(Records excerpted from a collection)
# Starfish-develop/Starfish

Hardware: AMD Instinct MI355X
Metric: log-likelihood evals/sec, 4096-pixel order, batch=128 walkers (higher is better)
Workload: dtype f64; 1 GPU; cfg2: synthetic single order N_pix=4096, 8 eigenspectra, M=27, N_f=8192, 1 global + 1 local kernel, all 13 parameters thawed, batch=128 walkers per GPU; global_batch=128, units_per_gpu=128, parallelism=(order x walker) units sharded x1, one process per GPU, no data-path collective

## Files before the change

starfish_amd/csrc/sf_chol_dataflow.h:

```cpp
#pragma once
#include "sf_chol_host.h"
#include "sf_chol_diag.h"
#include "sf_chol_sync.h"
#include "sf_chol_panel.h"

struct sf_df_stage {
    int off;
    int St;
    int Sr;
    int thr_pt;
    int thr_rp;
    int dep;
    int fw;
};
struct sf_df_stage_packed {
    int off;
    unsigned short thr_pt, thr_rp, fw;
    unsigned char split;
    signed char dep;
};
static_assert(sizeof(sf_df_stage_packed) == 12, "sf_df_stage_packed");
template <class S>
__host__ __device__ __forceinline__ sf_df_stage sf_df_stage_of(S& x) {
    sf_df_stage r;
    r.off = x.off;
    const int sp = x.split;
    r.St = sp & 15;
    r.Sr = sp >> 4;
    r.thr_pt = x.thr_pt;
    r.thr_rp = x.thr_rp;
    r.dep = x.dep;
    r.fw = x.fw;
    return r;
}
static inline sf_df_stage_packed sf_df_pack(const sf_df_stage& x) {
    sf_df_stage_packed r;
    r.off = x.off;
    r.thr_pt = (unsigned short)x.thr_pt;
    r.thr_rp = (unsigned short)x.thr_rp;
    r.fw = (unsigned short)x.fw;
    r.split = (unsigned char)(x.St | (x.Sr << 4));
    r.dep = (signed char)x.dep;
    return r;
}
#define SF_DF_QUEUES 8
#define SF_DF_MAX_STAGES 127
#define SF_DF_FRONT_MAX 6
#define SF_DF_FRONT_WIDEST 3
#define SF_DF_QTILES (2 * SF_CHIP_WGS / SF_DF_QUEUES)
struct sf_df_args {
    sf_panel_args p;
    int nt, batch, front;
    int fstart[SF_DF_FRONT_MAX];
    int thr_base[2][2][SF_DF_FRONT_MAX];
    int fp_pos;
    int bq[2], ntasks[2];
    int pt_cap;
    int *head, *abort_flag, *done_top, *done_D, *done_row, *row_L, *fp_cnt, *rp_cnt, *stage_done;
    int* chain_next;
    double* T;
    int64_t sT;
    double* part;
    int* info;
    int qbal;
    long long* diag;
    long long* dbg;
    int miss_claims;
    long long* trace;
    long long trace_cap;
    sf_df_stage_packed st[2][SF_DF_MAX_STAGES];
};
static_assert(sizeof(sf_df_args) <= 4096, "kernel arguments of k_potrf_dataflow");
#define SF_DF_LDS_DOUBLES ((37 * DBS + 128) > (4 * GT * GLD + 2 * GT) ? (37 * DBS + 128) : (4 * GT * GLD + 2 * GT))
#define SF_DF_LDS_BYTES ((SF_DF_LDS_DOUBLES + 4) * sizeof(double))

typedef const __attribute__((address_space(4))) sf_df_args sf_df_kargs;
#define SF_DF_HELPER __attribute__((noinline))
#define SF_DF_PROGRESS() sf_df_add(a.abort_flag + 5, 1)
#ifdef SF_TUNING
#define SF_DF_MISS_CLAIMS(x) ((a.miss_claims & 1) && (x))
#else
#define SF_DF_MISS_CLAIMS(x) (false)
#endif
__device__ SF_DF_HELPER bool sf_df_try_chain(sf_df_kargs& a, const int qx, int& cb, int& ck, int& cd) {
    const int nt = a.nt, F = a.front;
    const int Bq = (a.batch - qx + SF_DF_QUEUES - 1) / SF_DF_QUEUES;
    const int vq = Bq == a.bq[0] ? 0 : 1;
    for (int dd = 1; dd <= F; ++dd) {
        for (int j = 0; j < Bq; ++j) {
            const int b1 = qx + SF_DF_QUEUES * j;
            int* ctr = a.chain_next + SF_DF_FRONT_MAX * b1 + dd - 1;
            const int k1 = sf_df_load(ctr);
            const int kp = dd == 1 ? k1 - 1 : k1 + a.fstart[dd - 1];
            if (dd == 1 ? k1 >= nt : kp + dd > nt - 1) continue;
            bool ready = true;
            if (kp >= 0) {
                ready = sf_df_load(a.done_top + b1) >= kp;
                if (ready && kp >= 1) {
                    ready = sf_df_load(a.row_L + (size_t)b1 * nt + kp + dd) >= kp;
                    const int St = a.st[vq][kp - 1].split & 15;
                    if (ready && St > 0)
                        ready = sf_df_load(a.fp_cnt + 2 * SF_DF_FRONT_MAX * b1 + SF_DF_FRONT_MAX * (kp & 1) + dd - 1) >=
                                a.st[vq][kp - 1].thr_pt - a.thr_base[vq][kp & 1][dd - 1];
                }
            }
            if (!ready) continue;
            int expect = k1;
            if (__hip_atomic_compare_exchange_strong(ctr, &expect, k1 + 1, __ATOMIC_RELAXED, __ATOMIC_RELAXED,
                                                     __HIP_MEMORY_SCOPE_AGENT)) {
                cb = b1;
                ck = dd == 1 ? k1 : kp;
                cd = dd;
                return true;
            }
        }
    }
    return false;
}
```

**ABOUT THIS EXERCISE:**
Copy each line of the entries in which the string "long" is found.

**TASK OUTPUT:**
    long long* diag;
    long long* dbg;
    long long* trace;
    long long trace_cap;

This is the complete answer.